Dataset entries:
━━━━
template <int BM, int BN, int WGM, int WGN, bool RS, int FM, int FN>
__device__ __forceinline__ void finish_tile(const GemmParams& p, float alpha,
                                            const f32x4 (&acc)[FM][FN], float (&rs)[FM], int tile,
                                            int split, int tn, int64_t m0, int64_t n0,
                                            float* smem) {
  constexpr int WM = BM / WGM, WN = BN / WGN;
  const int tid = threadIdx.x;
  const int wave = tid >> 6;
  const int lane = tid & 63;
  const int kq = lane >> 4;
  const int l16 = lane & 15;
  const int wm0 = (wave / WGN) * WM;
  const int wn0 = (wave % WGN) * WN;
  const bool rs_owner = RS && tn == 0 && (wave % WGN) == 0 && kq == 0;

  constexpr int NV = FM * FN * 4;
  float v[NV];
#pragma unroll
  for (int i = 0; i < FM; ++i)
#pragma unroll
// ... 42 lines not shown
      float* rslab = p.part + (int64_t)p.splits * p.M * p.N + (int64_t)split * p.M;
#pragma unroll
      for (int i = 0; i < FM; ++i) {
        const int64_t row = m0 + wm0 + i * 16 + l16;
        if (row < p.M) rslab[row] = rs[i];
      }
    }
    return;
  }
  if (!splitk_reduce<BM, BN, NV, FM>(p, tile, split, v, rs, wm0 + l16, 16, rs_owner, smem))
    return;
  if (epi_fits(p)) {
    int row[NV], col[NV];
    bool ok[NV];
    float w[NV];
#pragma unroll
    for (int i = 0; i < FM; ++i)
#pragma unroll
      for (int j = 0; j < FN; ++j)
#pragma unroll
        for (int r = 0; r < 4; ++r) {
          const int q = (i * FN + j) * 4 + r;
          row[q] = (int)(m0 + wm0 + i * 16 + 4 * kq + r);
          col[q] = (int)(n0 + wn0 + j * 16 + l16);
          ok[q] = col[q] < p.N;
          w[q] = __fmul_rn(alpha, v[q]);
        }
    store_elems_any<NV>(p, row, col, ok, w);
    if constexpr (RS) {
      int rrow[FM], rcol[FM];
      bool rok[FM];
      float rw[FM];
#pragma unroll
      for (int i = 0; i < FM; ++i) {
        rrow[i] = (int)(m0 + wm0 + i * 16 + l16);
        rcol[i] = (int)p.ones_col;
        rok[i] = rs_owner;
        rw[i] = __fmul_rn(alpha, rs[i]);
      }
      store_elems_any<FM>(p, rrow, rcol, rok, rw);
    }
    return;
  }
#pragma unroll
  for (int i = 0; i < FM; ++i)
#pragma unroll
    for (int j = 0; j < FN; ++j) {
      const int64_t col = n0 + wn0 + j * 16 + l16;
#pragma unroll
      for (int r = 0; r < 4; ++r) {
        const int64_t row = m0 + wm0 + i * 16 + 4 * kq + r;
        if (row < p.M && col < p.N) apply_epilogue(p, row, col, alpha * v[(i * FN + j) * 4 + r]);
      }
    }
  if (rs_owner) {
// ... 158 lines not shown
    if (!last) {
      mfma_step(ca, cb, KL - 1);
      const int g = u * KL + KL - 1;
      if (g < NS) {
        put_one(g, nbuf);
        fetch_any(g, kt + 2, fast);
      }
      __builtin_amdgcn_sched_barrier(0);
    } else {
      __syncthreads();
      read_frags(nbuf, 0, na, nb);
      __builtin_amdgcn_sched_barrier(0);
      mfma_step(ca, cb, KL - 1);
    }
  };
  float a1[FM][KL], b1[FN][KL];
  if constexpr (U == 1) {
    const std::true_type fast{};
    const std::false_type slow{};
    for (int kt = 0; kt < nk; kt += 2) {
      if (kb32 + (kt + 3) * BKT <= kend32)
        subtile(kt, 0, a, b, a1, b1, fast);
      else
        subtile(kt, 0, a, b, a1, b1, slow);
      DLRM_GEMM_STAMP(2 + kt);
      if (kt + 1 >= nk) break;
      if (kb32 + (kt + 4) * BKT <= kend32)
        subtile(kt + 1, 0, a1, b1, a, b, fast);
      else
        subtile(kt + 1, 0, a1, b1, a, b, slow);
      DLRM_GEMM_STAMP(3 + kt);
    }
  } else {
    for (int kt = 0; kt < nk; ++kt) {
#pragma unroll
      for (int u = 0; u < U; u += 2) {
        subtile(kt, u, a, b, a1, b1, std::false_type{});
        subtile(kt, u + 1, a1, b1, a, b, std::false_type{});
      }
    }
  }

#pragma unroll
  for (int i = 0; i < FM; ++i) {
    rs[i] += __shfl_xor(rs[i], 16, 64);
    rs[i] += __shfl_xor(rs[i], 32, 64);
  }
  DLRM_GEMM_STAMP(-2);
  finish_tile<BM, BN, WGM, WGN, RS>(p, alpha, acc, rs, tile, split, tn, m0, n0, smem);
  DLRM_GEMM_STAMP(-1);
}

__device__ __forceinline__ void reduce_body(const GemmParams& p, int lb) {
  const float alpha = dlrm_resolve_lr(p.alpha_dev, p.alpha);
  const int64_t MN = p.M * p.N;
  const int64_t i = (int64_t)lb * blockDim.x + threadIdx.x;
  const int64_t n4 = MN / 4;
  const int S = p.splits;
  if (i < n4) {
    const float4* src = reinterpret_cast<const float4*>(p.part) + i;
    const int64_t stride = MN / 4;
    float4 acc = src[0];
    for (int s0 = 1; s0 < S; s0 += 8) {
      float4 t[8];
// ... 184 lines not shown
  int64_t M, N, K;
  float alpha;
  const float *A, *B;
  int64_t lda, ldb;
  float* C;
  int64_t ldc;
  int32_t epi;
  const float* bias;
  const float* aux;
  int64_t ldaux;
  int64_t ones_col;
  int32_t mode = DLRM_GEMM_FULL;
  int32_t splits = 0;
  float* part = nullptr;
  const float* alpha_dev = nullptr;
};

inline bool aligned16(const void* p) { return (reinterpret_cast<uintptr_t>(p) & 15) == 0; }

bool pipe_ok(const Desc& d) {
  const bool a_kc = !d.trans_a, b_kc = d.trans_b != 0;
  const int64_t a_ext = a_kc ? (d.M - 1) * d.lda + d.K : (d.K - 1) * d.lda + d.M;
  const int64_t b_ext = b_kc ? (d.N - 1) * d.ldb + d.K : (d.K - 1) * d.ldb + d.N;
  return aligned16(d.A) && aligned16(d.B) && d.lda % 4 == 0 && d.ldb % 4 == 0 && d.K % 4 == 0 &&
         (a_kc || d.M % 4 == 0) && (b_kc || d.N % 4 == 0) && a_ext * 4 < 0x7ff00000LL &&
         b_ext * 4 < 0x7ff00000LL;
}

int layout_of(const Desc& d) {
  const bool a_kc = !d.trans_a, b_kc = d.trans_b != 0;
// ... 24 lines not shown
  }
};

void plan_one(const Desc& d, Tile& t, Plan& pl) {
  t = Tile{64, 64, 2, 2};
  if (d.mode == DLRM_GEMM_REDUCE) {
    pl.splits = d.splits;
    pl.kchunk = 0;
    return;
  }
  if (d.mode == DLRM_GEMM_PARTIAL && d.splits > 0) {
    Desc q = d;
    q.mode = DLRM_GEMM_FULL;
    plan_one(q, t, pl);
    pl = make_plan(d.splits, d.K);
    return;
  }
  if (const int64_t tile = dlrm::tuning(DLRM_TUNE_GEMM_TILE)) {
    const int a = (int)(tile / 1000), b = (int)(tile % 1000);
    if (tile_ok(a, b, 2, 2)) t = Tile{a, b, 2, 2};
    const int64_t fs = dlrm::tuning(DLRM_TUNE_GEMM_SPLIT);
    pl = make_plan(fs > 0 ? fs : 1, d.K);
    return;
  }
  const bool use_table = true;
  if (use_table)
    for (const PlanEntry& e : kPlans)
      if (e.M == d.M && e.N == d.N && e.K == d.K && e.layout == layout_of(d)) {
        t = Tile{e.bm, e.bn, e.wm, e.wn};
        pl = make_plan(e.split, d.K);
// ... 53 lines not shown
  GemmGroup g{};
  g.n = n;
  WsCarver c(ws);
  int* tickets = c.take<int>(kTicketCap);
  int64_t tick = 0, blocks = 0;
  for (int i = 0; i < n; ++i) {
    GemmParams& p = g.p[i];
    p.M = d[i].M, p.N = d[i].N, p.K = d[i].K, p.alpha = d[i].alpha;
    p.A = d[i].A, p.lda = d[i].lda, p.B = d[i].B, p.ldb = d[i].ldb;
    p.C = d[i].C, p.ldc = d[i].ldc, p.epi = d[i].epi, p.bias = d[i].bias;
    p.aux = d[i].aux, p.ldaux = d[i].ldaux, p.ones_col = d[i].ones_col;
    p.layout = layout_of(d[i]);
    p.mode = d[i].mode;
    p.part = d[i].part;
    p.alpha_dev = d[i].alpha_dev;
    p.tiles_m = (int)dlrm::ceil_div(p.M, BM);
    p.tiles_n = (int)dlrm::ceil_div(p.N, BN);
    p.splits = pl[i].splits;
    p.kchunk = pl[i].kchunk > 0 ? pl[i].kchunk : kBK;
    p.block0 = (int)blocks;
    if (p.mode == DLRM_GEMM_REDUCE) {
      blocks += dlrm::ceil_div(p.M * p.N / 4 + (p.ones_col >= 0 ? p.M : 0), NT);
      continue;
    }
    if (p.splits > 1 && p.mode == DLRM_GEMM_FULL) {
      const int64_t tiles = (int64_t)p.tiles_m * p.tiles_n;
      p.counters = tickets + tick;
      p.ws = c.take<float>((size_t)tiles * p.splits * (BM * BN + BM));
      tick += tiles;
    }
// ... 37 lines not shown
#undef K_
    default:
      hipLaunchKernelGGL((gemm_group_kernel<BM, BN, WGM, WGN, 31, U>), grid, block, 0, st, g);
  }
  DLRM_LAUNCH_CHECK("dlrm_gemm_f32");
  return DLRM_OK;
}
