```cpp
__device__ __forceinline__ uint32_t wave_min_u32(uint32_t v)
{
    v = umin32(v, dpp_u32<0xB1, 0xF>(v));
    v = umin32(v, dpp_u32<0x4E, 0xF>(v));
    v = umin32(v, dpp_u32<0x141, 0xF>(v));
    v = umin32(v, dpp_u32<0x140, 0xF>(v));
    v = umin32(v, dpp_u32<0x142, 0xA>(v));
    v = umin32(v, dpp_u32<0x143, 0xC>(v));
    return (uint32_t)__builtin_amdgcn_readlane((int)v, 63);
// ... 87 lines not shown
        v |= dpp0<0x111, 0xF>(v) & c0;
        v |= dpp0<0x112, 0xF>(v) & c1;
        v |= dpp0<0x114, 0xF>(v) & c2;
        v |= dpp0<0x118, 0xF>(v) & c3;
        v |= dpp0<0x142, 0xA>(v) & c4;
        v |= dpp0<0x143, 0xC>(v) & c5;
        return v;
    }
    __device__ __forceinline__ uint32_t scan_or_z(uint32_t m) const
    {
        uint32_t t = dppz<0x111>(m);
        uint32_t v = m | (t & c0);
        t = dppz<0x112>(v);
        v |= t & c1;
        t = dppz<0x114>(v);
        v |= t & c2;
        t = dppz<0x118>(v);
        v |= t & c3;
        t = (uint32_t)__builtin_amdgcn_update_dpp((int)t, (int)v, 0x142, 0xA, 0xF, false);
        v |= t & c4;
        t = (uint32_t)__builtin_amdgcn_update_dpp((int)t, (int)v, 0x143, 0xC, 0xF, false);
        v |= t & c5;
        return v;
    }
    __device__ __forceinline__ uint32_t scan_add(uint32_t v) const
    {
        v += dpp0<0x111, 0xF>(v) & c0;
        v += dpp0<0x112, 0xF>(v) & c1;
        v += dpp0<0x114, 0xF>(v) & c2;
        v += dpp0<0x118, 0xF>(v) & c3;
        v += dpp0<0x142, 0xA>(v) & c4;
        v += dpp0<0x143, 0xC>(v) & c5;
        return v;
    }
};

__device__ __forceinline__ int stage_rank(const double* st_t, int n, double ti, int lane)
{
    int rnk = 0;
    for (int q = 0; q < n; q += 8) {
        double2 x[4];
#pragma unroll
        for (int u = 0; u < 4; ++u) x[u] = *reinterpret_cast<const double2*>(st_t + q + 2 * u);
#pragma unroll
        for (int u = 0; u < 4; ++u) rnk += (x[u].x < ti ? 1 : 0) + (x[u].y < ti ? 1 : 0);
    }
    const uint32_t sum = wave_sum_u32(lane < n ? (uint32_t)rnk : 0u);
    if (sum == (uint32_t)(n * (n - 1) / 2)) return rnk;
    rnk = 0;
    for (int q = 0; q < n; q += 2) {
        const double2 x = *reinterpret_cast<const double2*>(st_t + q);
        rnk += (x.x < ti || (x.x == ti && q < lane)) ? 1 : 0;
        rnk += (x.y < ti || (x.y == ti && q + 1 < lane)) ? 1 : 0;
    }
    return rnk;
}

__device__ __forceinline__ double min_raw(double a, double b)
{
    double r;
    __asm__("v_min_f64 %0, %1, %2\n\ts_nop 1" : "=v"(r) : "v"(a), "v"(b));
    return r;
}

__device__ __forceinline__ double wave_min_f64(double x)
{
// ... 340 lines not shown
```

redqueen_amd/csrc/rq_host.h:

```cpp
#pragma once
#include <stddef.h>
#include <stdint.h>

#include <vector>

#include "../../include/rq.h"

#define RQ_MAX_STREAMS 2048
#define RQ_NPSUM1_LDS 516
#ifndef RQ_MRG_LB
#define RQ_MRG_LB 1024
#endif
#define RQ_MG_B 512
#define RQ_MAX_STREAMS_MRG (RQ_MG_B * RQ_MG_B)

struct SweepInst {
    bool fused;
    int nK;
    bool col16;
    bool log;
    bool gs;
    bool bits;
    bool bl;
    bool mrg;
    int spl;
    int W;
    bool gt;
    bool pw;
    bool pair;
    bool scan;
};
#define RQ_FWS_NL 66
#define RQ_FWS_LDS_BYTES(nK) ((size_t)8 * (((nK) + 2 + 3) * RQ_FWS_NL + 4))

#ifndef RQ_FOLLOWERS_TILE_SINKS
#define RQ_FOLLOWERS_TILE_SINKS 2048
#endif
static_assert(RQ_FOLLOWERS_TILE_SINKS >= 1 &&
                  (long long)RQ_FOLLOWERS_TILE_SINKS * (12 + 8 * (RQ_MAX_K + 2) + 8) <= 160 * 1024,
              "a tile of every nK / rows variant must fit one workgroup's LDS");

int rq_sweep_blocks_per_cu(const SweepInst& i, int wpb, size_t lds);
int rq_fw_blocks_per_cu(const SweepInst& i, int wpb, size_t lds);
int rq_cu_count();

namespace rqh {

inline size_t align_up(size_t x, size_t a) { return (x + a - 1) / a * a; }

inline int followers_tiles(int n_sinks) { return (n_sinks + RQ_FOLLOWERS_TILE_SINKS - 1) / RQ_FOLLOWERS_TILE_SINKS; }
inline size_t followers_tiled_ws_bytes(int n_sinks, int64_t n_rep)
{
    return align_up((size_t)4 * (size_t)n_rep * (size_t)followers_tiles(n_sinks), 256);
}

template <class T>
struct Knob {
    bool set = false;
    T v{};
};
struct Knobs {
    Knob<double> ws_budget_gb;
    double cap_squeeze = 1.0;
    Knob<int> mg_grp;
    bool mrg = true;
    Knob<int> g_collds;
    int g_w = 0;
    bool skip = true;
    bool fwm = true;
    bool ctrl_draws = true;
    bool sweep_scan = true;
    int fw_w = 0;
    int pipe = 2;
    Knob<int64_t> pipe_chunk;
    bool order = false;

    int sweep_dbg = 0;
    double fw_tile = 58.0;
    Knob<int> fw_hmin, fw_thr, fw_hfill;
    int fw_static = 0;
    bool clk_merge = false;

    Knob<int> rp_chunk;
    bool rp_small = true;
    bool clk_replay = false;
};
Knobs read_knobs();

struct GraphTopo {
    int n_str = 0, ctrl_idx = -1, n_sinks = 0, n_fol = 0;
    int64_t n_edges = 0, ctrl_src_id = 0;
    double start = 0.0, end = 0.0;
    std::vector<int64_t> src_id;
    std::vector<int> kind, orig_idx, arr_off, arr_n;
    std::vector<int> is_static;
    std::vector<uint32_t> seed;
    std::vector<double> p0, p1, p2, arr_a, arr_b;
    std::vector<int> csr_ptr, csr_col, outdeg_f, fol;
    std::vector<int64_t> fol_ids;
    std::vector<int64_t> sink_ids;
    std::vector<int> csr_col_el;
    std::vector<int> col_to_fol;
    bool multi = false, ctrl_dup = false;
    bool rd_ties = false, rd_ties_ctrl = false;
// ... 5 lines not shown
    int n_tiles = 0;
    std::vector<int> tile_ptr, tile_col;
    int ctrl_arr_off = 0, ctrl_arr_n = 0;
};
int topo_build(const rq_graph_desc* d, GraphTopo* g);

struct Plan {
    int nK = 1, spl = 1, wpb = 4, n_sinks_pad = 0;
    int64_t R = 0, chunk = 0, capsum = 0, cap_rows = 0;
    int64_t rep_lo = 0, rep_cnt = 0;
    std::vector<int> cap;
    std::vector<int64_t> st_off;
    std::vector<int> rd_k;
    bool log = false, bits = false;
    bool bl = false;
    size_t g_fb = 0, g_etab = 0, g_inv = 0, g_skip = 0;
    bool g_inv_sh = false;
    bool gs = false;
    int64_t gs_slots = 0, gs_stride = 0;
    bool fw = false;
    int fw_h = 8, mstride = 1;
    bool mrg = false;
    bool lmrg = false;
    bool gt = false;
    size_t off_mt = 0, off_mj = 0, off_mjh = 0, off_mlen = 0;
    int64_t mrg_stride = 0;
    int n_grp = 1;
    int grp_sz = RQ_MG_B;
    int64_t sub_stride = 0;
    size_t off_sub_t = 0, off_sub_j = 0, off_sub_len = 0;
    bool fwm = false;
    bool pair = false;
    bool scan = false;
    int gwpb = 4, gwin = 16, gcol_lds = 1, gcol16 = 0;
    size_t g_col = 0, g_ptr = 0, g_odf = 0, g_cbf = 0, g_wave = 0, g_wave_stride = 0, g_rank_off = 0,
           g_win_off = 0, g_x_off = 0, g_total = 0, g_stage_off = 0;
    size_t tables_bytes = 0;
    int wpc = 0;
    int nbuf = 1;
    bool order = false;
    size_t off_set0 = 0, set_stride = 0, off_ord = 0;
    size_t off_pwc = 0, off_pwmax = 0;
    size_t off_invc = 0, off_streams = 0, off_slen = 0, off_rt = 0, off_rs = 0, off_rv = 0,
           off_rc = 0, off_sall = 0, off_wq = 0, off_stoff = 0, off_cap = 0, off_rdk = 0, off_repidx = 0, off_gs = 0,
           total = 0;
};

int make_plan(const GraphTopo& g, const rq_batch_desc* b, const Knobs& kn, double budget, Plan* p);
SweepInst sweep_inst(const Plan& p, int ctrl_kind);
void plan_info(const Plan& p, int ctrl_kind, int64_t info[9]);

struct CtrlTables {
    std::vector<double> invc;
    std::vector<double> pwc, pwmax;
};
CtrlTables ctrl_tables(const GraphTopo& g, const rq_batch_desc* b);

}
```

redqueen_amd/csrc/rq_plan.cpp:

```cpp
#include <algorithm>
#include <cmath>
#include <cstdlib>

#include "rq_host.h"
#include "rq_tables.h"

namespace rqh {
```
━━━━
Goal of the exercise
From the records above, transcribe exactly the run of lines that opens with the line holding "constexpr int WM = BM / WGM, WN = BN / WGN;" and closes with the line holding "float* rslab = p.part", both included.

Solution to the problem
  constexpr int WM = BM / WGM, WN = BN / WGN;
  const int tid = threadIdx.x;
  const int wave = tid >> 6;
  const int lane = tid & 63;
  const int kq = lane >> 4;
  const int l16 = lane & 15;
  const int wm0 = (wave / WGN) * WM;
  const int wn0 = (wave % WGN) * WN;
  const bool rs_owner = RS && tn == 0 && (wave % WGN) == 0 && kq == 0;

  constexpr int NV = FM * FN * 4;
  float v[NV];
#pragma unroll
  for (int i = 0; i < FM; ++i)
#pragma unroll
// ... 42 lines not shown
      float* rslab = p.part + (int64_t)p.splits * p.M * p.N + (int64_t)split * p.M;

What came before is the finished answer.